# Extra battery or solar panel?



## 92664 (May 1, 2005)

Just had a great 10 nights away in our AS Symbol.
Spent a total of 7 nights on minimal facility sites. 
On the last night in the New Forest our leisure battery started to fade........
The question is, would I be better off investing in a solar panel for periods off EHU or would it be just as well to buy a second leisure battery?
I assume others here have gone the solar panel or extra battery route and would be interested in your comments/views/experiences.

Cheers,

Shaun


----------



## cabby (May 14, 2005)

I also would like to know the answer to this age old problem, as having just changed vans, our new one has only one battery.Have been led to believe that the initial cost of solar panel is high, including fitting.will it charge up the battery quickly enough to cover continual use. There is not a suitable place for me to fit a second battery close to the other one without using up valuable space.My answer is when necessary to run the engine for 15/20 mins.when not on hookup. this seems to do the trick.the other way is to use a site with elec for one night every 4 or 5 nights.we like to sit and read in the evenings and maybe watch tv for an hour, depending whats on, of course. :lol: 


cabby


----------



## Scotjimland (May 23, 2005)

Hi Shaun 

My solution would be to fit the extra battery, buy a 1 kw suitcase genny and a decent 4 stage 50 amp charger. Two hours running each day will be more than ample for your needs and at a fraction of the cost of a decent solar array and more dependable .. 

Jim


----------



## badger (May 9, 2005)

I agree with Jim......I fitted a larger battery and can comfortably last for 4/5 days (not tried any longer) but bought a suitcase genny for top up just incase. (we dont use much TV by the way)
Not sure that solar power is worth the expense for our needs.


----------



## cabby (May 14, 2005)

Talking of expense, how much is a genny, compare that with the cost of using a litre max to top up battery using the engine for 15/20 mins, say every other day. or not as the batt. needs, remember that the genny also uses fuel, it needs storage space as well.which is why we have not fitted a second battery.my answer would be different for a larger van.

cabby


----------



## spindrifter (Nov 14, 2006)

Hi Shaun

Check all the relevant threads - there's plenty of good and wise advice to be found on this site. There are many alternatives and paths to take regarding auxiliary DC power and you will find the right one for you... 

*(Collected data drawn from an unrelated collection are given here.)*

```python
class Renderer:

    def __init__(self, scene, width, height, max_iterations=15, seed=0x5EED, device=0, tile_rank=0, tile_world=1,
                 band_rows=8, sync_each_frame=True, float_accumulator=False, time_kernels=False, samples_per_pass=1,
                 every_sphere_loop=False, frame_lanes=0, lanes_free_run=False, one_launch_frames=0):
        L = device_lib()
        cfg = RenderConfig()
        _check(L.ptss_default_config(C.byref(cfg)))
        cfg.width, cfg.height = width, height
        cfg.seed = seed
        cfg.maxIterations = max_iterations
        cfg.device = device
        cfg.tileRank, cfg.tileWorld, cfg.bandRows = tile_rank, tile_world, band_rows
        cfg.syncEachFrame = 1 if sync_each_frame else 0
        cfg.floatAccumulator = 1 if float_accumulator else 0
        cfg.timeKernels = 1 if time_kernels else 0
        cfg.samplesPerPass = samples_per_pass
        cfg.everySphereLoop = 1 if every_sphere_loop else 0
        cfg.frameLanes = frame_lanes
        cfg.lanesFreeRun = 1 if lanes_free_run else 0
        cfg.oneLaunchFrames = one_launch_frames
        self.cfg = cfg
        self._scene = scene
        self._ctx = C.c_void_p()
        _check(L.ptss_create(C.byref(scene.desc), C.byref(cfg), C.byref(self._ctx)))
        n = C.c_size_t()
        _check(L.ptss_local_pixels(self._ctx, C.byref(n)))
        self.local_pixels = n.value
        self.width, self.height = width, height
        self.local_rows = self.local_pixels // width
        self._own_pixels = None
        self._buffers = {}
        self._have_features = False
        self._have_scaled = set()
        self.ticks = 1

    def close(self):
        if self._ctx:
            L = device_lib()
            if self._own_pixels:
                L.ptss_free_pixels(self._ctx, self._own_pixels)
                self._own_pixels = None
            for p in self._buffers.values():
                _hip_lib().hipFree(p)
            self._buffers = {}
            L.ptss_destroy(self._ctx)
            self._ctx = C.c_void_p()

    def __del__(self):
        try:
            self.close()
        except Exception:
            pass

    def pixels_devptr(self):
        if self._own_pixels is None:
            p = C.c_void_p()
            _check(device_lib().ptss_alloc_pixels(self._ctx, C.byref(p)))
            self._own_pixels = p
        return self._own_pixels

    def set_stream(self, raw_stream):
        _check(device_lib().ptss_set_stream(self._ctx, C.c_void_p(raw_stream)))

    def bind_accumulator(self, devptr):
        _check(device_lib().ptss_bind_accumulator(self._ctx, C.c_void_p(devptr)))

    def rows(self):
        cnt = C.c_int()
        rows = (C.c_int * max(self.local_rows, 1))()
        _check(device_lib().ptss_local_rows(self._ctx, rows, self.local_rows, C.byref(cnt)))
        return np.array(rows[:cnt.value], dtype=np.int64)

    def generate_frame(self, dev_pixels=None, ticks=None):
        if ticks is None:
            ticks = self.ticks
            self.ticks += 1
        if dev_pixels is None:
            dev_pixels = self.pixels_devptr()
        elif isinstance(dev_pixels, int):
            dev_pixels = C.c_void_p(dev_pixels)
        _check(device_lib().ptss_generate_frame(self._ctx, dev_pixels, ticks))

    def set_camera(self, cam):
        _check(device_lib().ptss_set_camera(self._ctx, C.byref(cam)))
        self._have_features = False
        self._have_scaled = set()

    def get_camera(self):
        cam = Camera()
        _check(device_lib().ptss_get_camera(self._ctx, C.byref(cam)))
        return cam

    def request_reset(self):
        _check(device_lib().ptss_request_reset(self._ctx))

    def set_mode(self, use_path_tracer):
        _check(device_lib().ptss_set_mode(self._ctx, 1 if use_path_tracer else 0))

    def set_max_iterations(self, n):
        _check(device_lib().ptss_set_max_iterations(self._ctx, n))

    def synchronize(self):
        _check(device_lib().ptss_synchronize(self._ctx))

    def accumulator(self):
        out = np.empty((self.local_pixels, 3), dtype=np.uint32)
        _check(device_lib().ptss_read_accumulator(self._ctx, out.ctypes.data_as(_u32p), out.size))
        return out

    def float_accumulator(self):
        out = np.empty((self.local_pixels, 3), dtype=np.float32)
        _check(device_lib().ptss_read_float_accumulator(self._ctx, out.ctypes.data_as(_f32p), out.size))
        return out

    def pixels(self, dev_pixels=None):
        if dev_pixels is None:
            dev_pixels = self.pixels_devptr()
        elif isinstance(dev_pixels, int):
            dev_pixels = C.c_void_p(dev_pixels)
        out = np.empty((self.local_pixels, 4), dtype=np.uint8)
        _check(device_lib().ptss_read_pixels(self._ctx, dev_pixels, out.ctypes.data_as(C.c_void_p), self.local_pixels))
        return out

    def rng_state(self, local_pixel, lane=0):
        out = np.empty(6, dtype=np.uint32)
        _check(device_lib().ptss_read_rng_state_lane(self._ctx, local_pixel, lane, out.ctypes.data_as(_u32p)))
        return out

    def last_pass_ms(self):
        v = C.c_float()
        _check(device_lib().ptss_last_pass_ms(self._ctx, C.byref(v)))
        return v.value

    def live_counts(self):
        out = (C.c_uint32 * 65)()
        n = C.c_int()
        _check(device_lib().ptss_live_counts(self._ctx, out, 65, C.byref(n)))
        return np.array(out[:n.value], dtype=np.uint32)

    def total_ray_bounces(self):
        v = C.c_ulonglong()
        _check(device_lib().ptss_total_ray_bounces(self._ctx, C.byref(v)))
        return v.value

    @property
    def one_launch_frames(self):
        v = C.c_int()
        _check(device_lib().ptss_one_launch_frames(self._ctx, C.byref(v)))
        return bool(v.value)

    @property
    def frame_lanes(self):
        v = C.c_int()
        _check(device_lib().ptss_frame_lanes(self._ctx, C.byref(v)))
        return v.value

    def guard_timeouts(self):
        v = C.c_uint()
        _check(device_lib().ptss_guard_timeouts(self._ctx, C.byref(v)))
        return v.value

    def launched_kernels(self):
        v = C.c_ulonglong()
        _check(device_lib().ptss_launched_kernels(self._ctx, C.byref(v)))
        return decode_launched_kernels(v.value)

    def guard_flags(self):
        v = C.c_uint()
        _check(device_lib().ptss_guard_flags(self._ctx, C.byref(v)))
        return v.value

    def set_scene(self, scene):
        _check(device_lib().ptss_set_scene(self._ctx, C.byref(scene.desc)))
        self._scene = scene
        self._have_features = False
        self._have_scaled = set()

    def update_triangles(self, triangles, first=0, stream=None):
        L = device_lib()
        if type(triangles).__module__.split(".")[0] == "torch":
            import sys
            torch = sys.modules["torch"]
            if triangles.dtype != torch.float32 or not triangles.is_contiguous() or not triangles.is_cuda or triangles.numel() % 19:
                raise ValueError("triangles: a contiguous float32 device tensor of n x 19 words")
            if stream is None:
                stream = torch.cuda.current_stream(triangles.device).cuda_stream
            _check(L.ptss_update_triangles(self._ctx, C.c_void_p(triangles.data_ptr()), first, triangles.numel() // 19, C.c_void_p(stream)))
        else:
            a = np.ascontiguousarray(triangles, dtype=TRIANGLE_DTYPE).reshape(-1)
            d = self._device_buffer_at_least("triangles_upload", a.nbytes) if len(a) else None
            if len(a):
                _hip_check(_hip_lib().hipMemcpy(d, a.ctypes.data, a.nbytes, 1), "hipMemcpy")
            _check(L.ptss_update_triangles(self._ctx, d, first, len(a), C.c_void_p(stream) if stream else None))
            if len(a):
                if stream:
                    _hip_check(_hip_lib().hipDeviceSynchronize(), "hipDeviceSynchronize")
                self.synchronize()
        self._have_features = False
        self._have_scaled = set()

    def resort_triangles(self, stream=None):
        _check(device_lib().ptss_resort_triangles(self._ctx, C.c_void_p(stream) if stream else None))

    def resort_launches(self):
        v = C.c_ulonglong()
        _check(device_lib().ptss_resort_launches(self._ctx, C.byref(v)))
        return v.value

    def reseed(self, seed):
        _check(device_lib().ptss_reseed(self._ctx, seed))

    def update_rejected(self):
        v = C.c_ulonglong()
        _check(device_lib().ptss_update_rejected(self._ctx, C.byref(v)))
        return v.value

    def triangle_bounds(self):
        leaves = self.triangle_leaves()
        out = np.empty((leaves + (leaves + 15) // 16, 12), dtype=np.float32)
        _check(device_lib().ptss_read_triangle_bounds(self._ctx, out.ctypes.data_as(_f32p), out.size))
        return out

    def triangle_positions(self, count):
        out = np.empty(count, dtype=np.int32)
        _check(device_lib().ptss_read_triangle_positions(self._ctx, out.ctypes.data_as(C.POINTER(C.c_int)), out.size))
        return out

    def intersect(self, rays):
        return self._query(rays, any_hit=False)

    def occluded(self, rays):
        return self._query(rays, any_hit=True)

    def _query(self, rays, any_hit):
        L = device_lib()
        fn = L.ptss_occluded if any_hit else L.ptss_intersect
        if type(rays).__module__.split(".")[0] == "torch":
            import sys
            torch = sys.modules["torch"]
            if rays.dtype != torch.float32 or rays.dim() != 2 or rays.shape[1] != 8 or not rays.is_contiguous() or not rays.is_cuda:
                raise ValueError("rays: a contiguous (N, 8) float32 device tensor")
            n = rays.shape[0]
            out = (torch.empty(n, dtype=torch.int32, device=rays.device) if any_hit
                   else torch.empty((n, 12), dtype=torch.float32, device=rays.device))
            stream = torch.cuda.current_stream(rays.device).cuda_stream
            _check(fn(self._ctx, C.c_void_p(rays.data_ptr()), C.c_void_p(out.data_ptr()), n, C.c_void_p(stream)))
            return out
        a = np.asarray(rays)
        if a.dtype == RAY_DTYPE:
            a = np.ascontiguousarray(a).view(np.float32).reshape(-1, 8)
        a = np.ascontiguousarray(a, dtype=np.float32)
        if a.ndim != 2 or a.shape[1] != 8:
            raise ValueError("rays: (N, 8) float32 or (N,) RAY_DTYPE")
        n = a.shape[0]
        out = np.empty(n, dtype=np.uint32) if any_hit else np.empty(n, dtype=HIT_DTYPE)
        if n == 0:
            return out
        H = _hip_lib()
        _hip_check(H.hipSetDevice(self.cfg.device), "hipSetDevice")
        d_rays, d_out = C.c_void_p(), C.c_void_p()
        _hip_check(H.hipMalloc(C.byref(d_rays), a.nbytes), "hipMalloc")
        try:
            _hip_check(H.hipMalloc(C.byref(d_out), out.nbytes), "hipMalloc")
            _hip_check(H.hipMemcpy(d_rays, a.ctypes.data, a.nbytes, 1), "hipMemcpy")
            _check(fn(self._ctx, d_rays, d_out, n, None))
            self.synchronize()
            _hip_check(H.hipMemcpy(out.ctypes.data, d_out, out.nbytes, 2), "hipMemcpy")
        finally:
            H.hipFree(d_rays)
            if d_out:
                H.hipFree(d_out)
        return out

    def seed_path_rng(self, n, seed, first_sequence=0, skip=0, device=None):
        L = device_lib()
        n = int(n)
        if device is not None:
            import sys
            torch = sys.modules.get("torch")
            if torch is None:
                raise ValueError("device=...: import torch first")
            dev = torch.device("cuda", self.cfg.device) if device is True else torch.device(device)
            out = torch.empty((n, 6), dtype=torch.int32, device=dev)
            stream = torch.cuda.current_stream(dev).cuda_stream
            _check(L.ptss_seed_path_rng(self._ctx, C.c_void_p(out.data_ptr()) if n else None, n, seed, first_sequence, skip, C.c_void_p(stream)))
            return out
        out = np.empty(n, dtype=PATH_RNG_DTYPE)
        if n == 0:
            _check(L.ptss_seed_path_rng(self._ctx, None, 0, seed, first_sequence, skip, None))
            return out
        H = _hip_lib()
        _hip_check(H.hipSetDevice(self.cfg.device), "hipSetDevice")
        d = C.c_void_p()
        _hip_check(H.hipMalloc(C.byref(d), out.nbytes), "hipMalloc")
        try:
            _check(L.ptss_seed_path_rng(self._ctx, d, n, seed, first_sequence, skip, None))
            self.synchronize()
            _hip_check(H.hipMemcpy(out.ctypes.data, d, out.nbytes, 2), "hipMemcpy")
        finally:
            H.hipFree(d)
        return out

    def trace_paths(self, rays, rng, max_iterations):
        L = device_lib()
        if type(rays).__module__.split(".")[0] == "torch":
            import sys
            torch = sys.modules["torch"]
            if rays.dtype != torch.float32 or rays.dim() != 2 or rays.shape[1] != 8 or not rays.is_contiguous() or not rays.is_cuda:
                raise ValueError("rays: a contiguous (N, 8) float32 device tensor")
            n = rays.shape[0]
            if (type(rng).__module__.split(".")[0] != "torch" or rng.dtype != torch.int32 or tuple(rng.shape) != (n, 6) or not rng.is_contiguous() or
                    rng.device != rays.device):
                raise ValueError("rng: a contiguous (N, 6) int32 tensor on the rays' device")
            out = torch.empty((n, 4), dtype=torch.float32, device=rays.device)
            stream = torch.cuda.current_stream(rays.device).cuda_stream
            _check(L.ptss_trace_paths(self._ctx, C.c_void_p(rays.data_ptr()), C.c_void_p(rng.data_ptr()), C.c_void_p(out.data_ptr()), n,
                                      int(max_iterations), C.c_void_p(stream)))
            return out
        a = np.asarray(rays)
        if a.dtype == RAY_DTYPE:
            a = np.ascontiguousarray(a).view(np.float32).reshape(-1, 8)
        a = np.ascontiguousarray(a, dtype=np.float32)
        if a.ndim != 2 or a.shape[1] != 8:
            raise ValueError("rays: (N, 8) float32 or (N,) RAY_DTYPE")
        n = a.shape[0]
        s = np.asarray(rng)
        if s.dtype == PATH_RNG_DTYPE:
            s = np.ascontiguousarray(s).view(np.uint32).reshape(-1, 6)
        s = np.ascontiguousarray(s, dtype=np.uint32)
        if s.shape != (n, 6):
            raise ValueError("rng: (N,) PATH_RNG_DTYPE or (N, 6) uint32, one state per ray")
        out = np.empty(n, dtype=PATH_RESULT_DTYPE)
        after = np.empty(n, dtype=PATH_RNG_DTYPE)
        if n == 0:
            _check(L.ptss_trace_paths(self._ctx, None, None, None, 0, int(max_iterations), None))
            return out, after
        H = _hip_lib()
        _hip_check(H.hipSetDevice(self.cfg.device), "hipSetDevice")
        bufs = [C.c_void_p(), C.c_void_p(), C.c_void_p()]
        try:
            for b, nbytes in zip(bufs, (a.nbytes, s.nbytes, out.nbytes)):
                _hip_check(H.hipMalloc(C.byref(b), nbytes), "hipMalloc")
            _hip_check(H.hipMemcpy(bufs[0], a.ctypes.data, a.nbytes, 1), "hipMemcpy")
            _hip_check(H.hipMemcpy(bufs[1], s.ctypes.data, s.nbytes, 1), "hipMemcpy")
            _check(L.ptss_trace_paths(self._ctx, bufs[0], bufs[1], bufs[2], n, int(max_iterations), None))
            self.synchronize()
            _hip_check(H.hipMemcpy(out.ctypes.data, bufs[2], out.nbytes, 2), "hipMemcpy")
            _hip_check(H.hipMemcpy(after.ctypes.data, bufs[1], after.nbytes, 2), "hipMemcpy")
        finally:
            for b in bufs:
                if b:
                    H.hipFree(b)
        return out, after

    def path_launches(self):
        out = (C.c_ulonglong * 2)()
        _check(device_lib().ptss_path_launches(self._ctx, out))
        return int(out[0]), int(out[1])

    def _device_buffer(self, name, nbytes):
# ... 277 lines not shown
```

But for me, after much research and asking those who have the systems installed on their motorhomes. I fitted two 110 volt leasure batteries, a 75 watt solar panel and a 600 watt inverter and then - relax, knowing I have enough reserve/re-chargable power to see me through most eventualities.

Good luck

Spindrifter


----------



## mangothemadmonk (Aug 6, 2006)

I have 2 x 85w gel batts and an 85w solar panel. It gives me ample in the summer but will have to see this winter how we go on with the reduced sunlight. I suppose its what appliances/gizmos you will be using.

I would first recommend getting another battery (2 new ones if you are as you should never just replace one), 2 big amp ones and see how you go with them.

I was put off the portable genny idea due to noise and having to carry petrol or the extra expense of converted/converting genny to gas. Swings and round-a-bouts though, each to their own.

Johnny F


----------



## badger (May 9, 2005)

How much less of a nuisance would running the (diesel?) van engine be to running a silent Genny. I also assume that the van in question is a smaller panel van type like mine (shoot me if I'm wrong).........(if you think you're quick enough.... :lol: ) but I thought that solar may be overkill!!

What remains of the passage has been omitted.